# Storms in the Port (Update: Now with 100% more drugs!)



## Jacob the Impaler (May 23, 2007)

This story hour is going to follow the first urban campaign I have run. This is mainly writing practice for me. I've never really written fantasy or science fiction before, so this will be a bit out of my comfort zone.

The PC's:
-Grus "Bearkiller" Orlaf: CN Human Barbarian 2
-Aldaian Renoux: LG Human Cleric of St. Cuthbert 2
-Samuel Greenapple: TN Halfling Rogue 2
-Taren Duskbrook: TN Elf Conjurer 2
-Froderick "The Red" Firehammer: NG Dwarf Fighter 2

---

CHAPTER 1: THE GOOD TRAITOR

There was no transition. They stepped under the cloud's shadow and it poured. Everyone scrambled to put on thier cloaks. Grus shut his backpack to shield his nervous new lapdog from the rain.
"He's gonna suffocate under there, bonehead," Samuel said, placing his gear into his waterproof saddlebags.
Grus shrugged with a yellow smile.
"He's a real little feller.
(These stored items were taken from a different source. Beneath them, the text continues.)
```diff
@@ -944,7 +986,9 @@
       no_hoist();
       VC_TSTAMP(t_res0)
       if (it == 0) true_residuals();
-      const double mu = wave_sum(bx.slo * bx.llo + bx.shi * bx.lhi + cs.slo * cs.llo + cs.shi * cs.lhi) / mtot;
+      const double mu = wave_sum(__builtin_fma(cs.shi, cs.lhi,
+                                               __builtin_fma(cs.slo, cs.llo,
+                                                             __builtin_fma(bx.shi, bx.lhi, bx.slo * bx.llo)))) / mtot;
       double res = max_residual();
       if (it > 0 && res <= tol_cur && mu <= tol_cur) {
         true_residuals();
@@ -987,12 +1031,14 @@
 #pragma unroll 1
       for (int pass = 0; pass < 2; ++pass) {
         no_hoist();
-        const double rclo_b = bx.slo * bx.llo + pp1 - sm, rchi_b = bx.shi * bx.lhi + pp2 - sm;
-        const double rclo_c = cs.slo * cs.llo + pp3 - sm, rchi_c = cs.shi * cs.lhi + pp4 - sm;
-        const double eb = (bx.hasHi ? (-rchi_b * ishi_b - whi_b * rhi_b) : 0.0) +
-                          (bx.hasLo ? (rclo_b * islo_b + wlo_b * rlo_b) : 0.0);
-        const double ec = (cs.hasHi ? (-rchi_c * ishi_c - whi_c * rhi_c) : 0.0) +
-                          (cs.hasLo ? (rclo_c * islo_c + wlo_c * rlo_c) : 0.0);
+        const double rclo_b = __builtin_fma(bx.slo, bx.llo, pp1) - sm, rchi_b = __builtin_fma(bx.shi, bx.lhi, pp2) - sm;
+        const double rclo_c = __builtin_fma(cs.slo, cs.llo, pp3) - sm, rchi_c = __builtin_fma(cs.shi, cs.lhi, pp4) - sm;
+        const double thi_b = ishi_b * -rchi_b, thi_c = ishi_c * -rchi_c;
+        const double tlo_b = islo_b * rclo_b, tlo_c = islo_c * rclo_c;
+        const double eb = (bx.hasHi ? __builtin_fma(-whi_b, rhi_b, thi_b) : 0.0) +
+                          (bx.hasLo ? __builtin_fma(wlo_b, rlo_b, tlo_b) : 0.0);
+        const double ec = (cs.hasHi ? __builtin_fma(-whi_c, rhi_c, thi_c) : 0.0) +
+                          (cs.hasLo ? __builtin_fma(wlo_c, rlo_c, tlo_c) : 0.0);
         wave_sync();
         s.vc[lane] = (lane < NC) ? ec : 0.0;
         wave_sync();
@@ -1005,13 +1051,13 @@
         wave_sync();
         const double dyc = grow_dot<N>(s, lane);
         const double d1 = bx.hasLo ? dz + rlo_b : 0.0;
-        const double d2 = bx.hasLo ? (-rclo_b * islo_b - wlo_b * (dz + rlo_b)) : 0.0;
+        const double d2 = bx.hasLo ? __builtin_fma(islo_b, -rclo_b, -(wlo_b * (dz + rlo_b))) : 0.0;
         const double d3 = bx.hasHi ? rhi_b - dz : 0.0;
-        const double d4 = bx.hasHi ? (-rchi_b * ishi_b - whi_b * (rhi_b - dz)) : 0.0;
+        const double d4 = bx.hasHi ? __builtin_fma(-whi_b, rhi_b - dz, thi_b) : 0.0;
         const double e1 = cs.hasLo ? dyc + rlo_c : 0.0;
-        const double e2 = cs.hasLo ? (-rclo_c * islo_c - wlo_c * (dyc + rlo_c)) : 0.0;
+        const double e2 = cs.hasLo ? __builtin_fma(islo_c, -rclo_c, -(wlo_c * (dyc + rlo_c))) : 0.0;
         const double e3 = cs.hasHi ? rhi_c - dyc : 0.0;
-        const double e4 = cs.hasHi ? (-rchi_c * ishi_c - whi_c * (rhi_c - dyc)) : 0.0;
+        const double e4 = cs.hasHi ? __builtin_fma(-whi_c, rhi_c - dyc, thi_c) : 0.0;
         const double tmax = wave_max(fmax(fmax(fmax(-d1 * islo_b, -d2 * illo_b), fmax(-d3 * ishi_b, -d4 * ilhi_b)),
                                           fmax(fmax(-e1 * islo_c, -e2 * illo_c), fmax(-e3 * ishi_c, -e4 * ilhi_c))));
         const double amax = 1.0 / fmax(1.0, tmax);
```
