size_t renet_gru_workspace(int B, int H);
int renet_gru_fwd(const float* Gi, const int32_t* step_off, int L, int H, const float* Whh,
                  const float* bhh, float* h_last, int out_rows, float* saved, float* workspace,
                  size_t workspace_bytes, void* stream);
int renet_gru_bwd(const float* dh_last, const int32_t* step_off, int L, int H, const float* Whh,
                  const float* saved, float* dGi, float* dGh, float* workspace,
                  size_t workspace_bytes, void* stream);
int renet_gru_fwd_multi(int n, const float* const* Gi, const int32_t* step_off, int L, int H,
                        const float* const* Whh, const float* const* bhh, float* const* h_last, int out_rows,
                        float* const* saved, float* workspace, size_t workspace_bytes, void* stream);
int renet_gru_bwd_multi(int n, const float* const* dh_last, const int32_t* step_off, int L, int H,
                        const float* const* Whh, const float* const* saved, float* const* dGi,
                        float* const* dGh, float* workspace, size_t workspace_bytes, void* stream);
int renet_gru_fwd_layouts(int n, const float* const* Gi, const int32_t* const* step_off, const int* L, int H,
                          const float* const* Whh, const float* const* bhh, float* const* h_last,
                          const int* out_rows, float* const* saved, float* workspace, size_t workspace_bytes,
                          void* stream);
int renet_gru_bwd_layouts(int n, const float* const* dh_last, const int32_t* const* step_off, const int* L, int H,
                          const float* const* Whh, const float* const* saved, float* const* dGi,
                          float* const* dGh, float* workspace, size_t workspace_bytes, void* stream);
int renet_gru_bound_parts(int max_rows);
int renet_gru_bwd_layouts_bounds(int n, const float* const* dh_last, const int32_t* const* step_off, const int* L, int H,
                                 const float* const* Whh, const float* const* saved, float* const* dGi,
                                 float* const* dGh, float* const* bounds, float* workspace, size_t workspace_bytes,
                                 void* stream);
int renet_gru_fwd_layouts_f32(int n, const float* const* Gi, const int32_t* const* step_off, const int* L, int H,
                              const float* const* Whh, const float* const* bhh, float* const* h_last,
                              const int* out_rows, float* const* saved, float* workspace, size_t workspace_bytes,
                              void* stream);
int renet_gru_bwd_layouts_f32(int n, const float* const* dh_last, const int32_t* const* step_off, const int* L, int H,
                              const float* const* Whh, const float* const* saved, float* const* dGi,
                              float* const* dGh, float* workspace, size_t workspace_bytes, void* stream);
int renet_gru_fwd_layouts_bf16(int n, const float* const* Gi, const int32_t* const* step_off, const int* L, int H,
                               const float* const* Whh, const float* const* bhh, float* const* h_last,
                               const int* out_rows, float* const* saved, float* workspace, size_t workspace_bytes,
                               void* stream);
int renet_gru_bwd_layouts_bf16(int n, const float* const* dh_last, const int32_t* const* step_off, const int* L, int H,
                               const float* const* Whh, const float* const* saved, float* const* dGi,
                               float* const* dGh, float* workspace, size_t workspace_bytes, void* stream);

int renet_concat3_fwd(const float* a, const int32_t* ia, const float* hmid, const float* c,
                      const int32_t* ic, int B, int D, float drop_p, uint64_t seed, float* feat,
                      void* stream);
int renet_concat3_fwd_bounds(const float* a, const int32_t* ia, const float* hmid, const float* c,
                             const int32_t* ic, int B, int D, float drop_p, uint64_t seed, float* feat,
                             float* bound_part, void* stream);
int renet_concat3_bwd(const float* dfeat, int B, int D, int parts, float drop_p, uint64_t seed,
                      float* da_rows, float* dhmid, float* dc_rows, void* stream);
int renet_dropout(const float* x, size_t n, float drop_p, uint64_t seed, float* y, void* stream);
int renet_softmax_ce(const float* logits, const int32_t* target, int B, int C, int ld,
                     float grad_scale, float* row_loss, float* dlogits, void* stream);

int renet_segment_pool_fwd(const float* h, const int32_t* seg_ptr, int G, int D, int is_max,
                           float* out, int32_t* argmax, void* stream);
int renet_segment_pool_bwd(const float* dout, const int32_t* seg_ptr, const int32_t* argmax, int G,
                           int D, int is_max, int N, float* dh, void* stream);

size_t renet_adam_workspace(size_t n);
int renet_adam_step(float* p, float* g, float* m, float* v, size_t n, float lr, float beta1, float beta2,
                    float eps, float weight_decay, float max_norm, int step, int zero_grad, float* workspace,
                    size_t workspace_bytes, float* grad_norm_out, void* stream);
int renet_adam_step_scaled(float* p, float* g, float* m, float* v, size_t n, float lr, float beta1, float beta2,
                           float eps, float weight_decay, float max_norm, float grad_scale, int step,
                           int zero_grad, float* workspace, size_t workspace_bytes, float* grad_norm_out,
                           void* stream);

int renet_sumsq_partials(const float* g, size_t n, float* partial, int n_slots, void* stream);
int renet_adam_step_presummed(float* p, float* g, float* m, float* v, size_t n, float lr, float beta1, float beta2,
                              float eps, float weight_decay, float max_norm, float grad_scale, int step, int zero_grad,
                              const float* partial, int n_partial, float* grad_norm_out, void* stream);

int renet_joint_softmax(float* logits, int ld, int n, int R, int N, const float* logits_r, int ld_r,
                        const float* prob_e, void* stream);
size_t renet_topk_workspace(int n);
int renet_topk_positive(const float* x, size_t ldx, int n, int M, int k, float* out_val, int64_t* out_idx,
                        void* workspace, size_t workspace_bytes, void* stream);

typedef struct {
    const int32_t *q_s, *q_r, *q_o;
    const int32_t* h_first[2];
    const int32_t* h_count[2];
    const int32_t* snap_t[2];
    const int32_t* snap_ptr[2];
    const int32_t* nbr_o[2];
    const int32_t* times;
    const int32_t* trip_ptr;
    const int32_t *trip_s, *trip_r, *trip_o;
    const int32_t* glob_times;
    int T, n_glob, n_facts, num_ent, num_rels;
} RenetStoreDev;

typedef struct {
    int32_t *node_ent, *node_slot, *row_ptr, *col, *etype;
    float* norm;
    int32_t *heavy_rows, *e_src, *e_dst, *chunk_ptr, *chunk_type, *type_chunk_ptr;
    int32_t *e_src2, *e_dst2, *chunk_ptr2, *chunk_type2, *type_chunk_ptr2;
    int32_t *it_src, *it_type, *grp_ptr;
    int32_t *subj_row, *row_seq, *row_ent, *row_rel, *glob_row;
    int32_t *s_sorted, *r_sorted, *rel_label, *ent_label, *perm, *step_off;
    int32_t* plan_order[4];
    int32_t* plan_seg[4];
    int32_t* plan_target[4];
    int32_t* counts;
    int cap_nodes, cap_edges;
    int32_t* seg_ptr;
} RenetBatchOut;

enum {
    RENET_BB_NNZ = 0, RENET_BB_S, RENET_BB_L, RENET_BB_TB, RENET_BB_FACTS, RENET_BB_N, RENET_BB_NA, RENET_BB_E2,
    RENET_BB_E, RENET_BB_NHEAVY, RENET_BB_NHEAVY_OUT, RENET_BB_NCHUNKS, RENET_BB_NCHUNKS2, RENET_BB_NITEMS,
    RENET_BB_NGROUPS, RENET_BB_NGROUPS_OUT, RENET_BB_NSEG0, RENET_BB_NSEG1, RENET_BB_NSEG2, RENET_BB_NSEG3,
    RENET_BB_ERR, RENET_BB_EOUT,
    RENET_BB_STEP_OFF = 24,
    RENET_BB_NCOUNTS = 64
};
enum { RENET_BB_ERR_TIME = 1, RENET_BB_ERR_GLOB = 2, RENET_BB_ERR_NODES = 4, RENET_BB_ERR_EDGES = 8 };

size_t renet_build_batch_workspace(const RenetStoreDev* store, int B, int cap_nodes, int cap_edges);
int renet_build_batch_both(const RenetStoreDev* store, const int32_t* idx_dev, int B, int seq_len, int heavy_thresh,
                           int group_budget, int chunk, const RenetBatchOut* out, void* workspace,
                           size_t workspace_bytes, void* stream);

Figure there's enough air in there 'til this sonuva_____ blows over. Much rather he get stuffy than rain-death."
"I don't think this will blow over soon," Taren said, gazing at the sky. "These clouds haven't moved since we've seen them. It's unnatural. And don't keep that poor animal in there. Keep him in your cloak."
"Well, if you care so much about the runt, why don't you hold onto him?"
Aldaian trotted his horse ahead of them, giving each a fatherly smile as he passed. With his gray hair and sunken cheekbones, he looked the part more and more every day.
"Let's get moving, you kids. The sooner we get to Anvil City, the sooner we can get out of this infernal weather."

The flooded farmland gave way to rocky fields. The rain slowed a bit, but the clouds still showed no signs of moving. They were joined by a dour-looking dwarf riding a stout pony when the road began to slope down between two cliffs. He explained that he was Frederick "The Red", a warrior on a noble quest to slay the goblin-king Naur in the lands south. This accursed rain was just slowing him down.

Finally, they reached the humble gates of Anvil City. A lone guard huddled under the archway, grimacing as the travelers passed.
"What's eating you?" Samuel asked, not expecting any kind of answer.
"Don't talk about eating, twerp," the guard grunted. "I haven't eaten in a day."

The infamous Anvil City seemed rather tame. The few people in the streets trudged purposefully between buildings. The gloomy peace was broken by the occasional distant shout or clang of steel. Grus and the dwarf exchanged eager grins. As they turned down a street to search for an inn, the city changed dramatically. The street grew narrow and steep. Rickety, tightly packed buildings on either side formed a grim corridor. Then they ran into Maria.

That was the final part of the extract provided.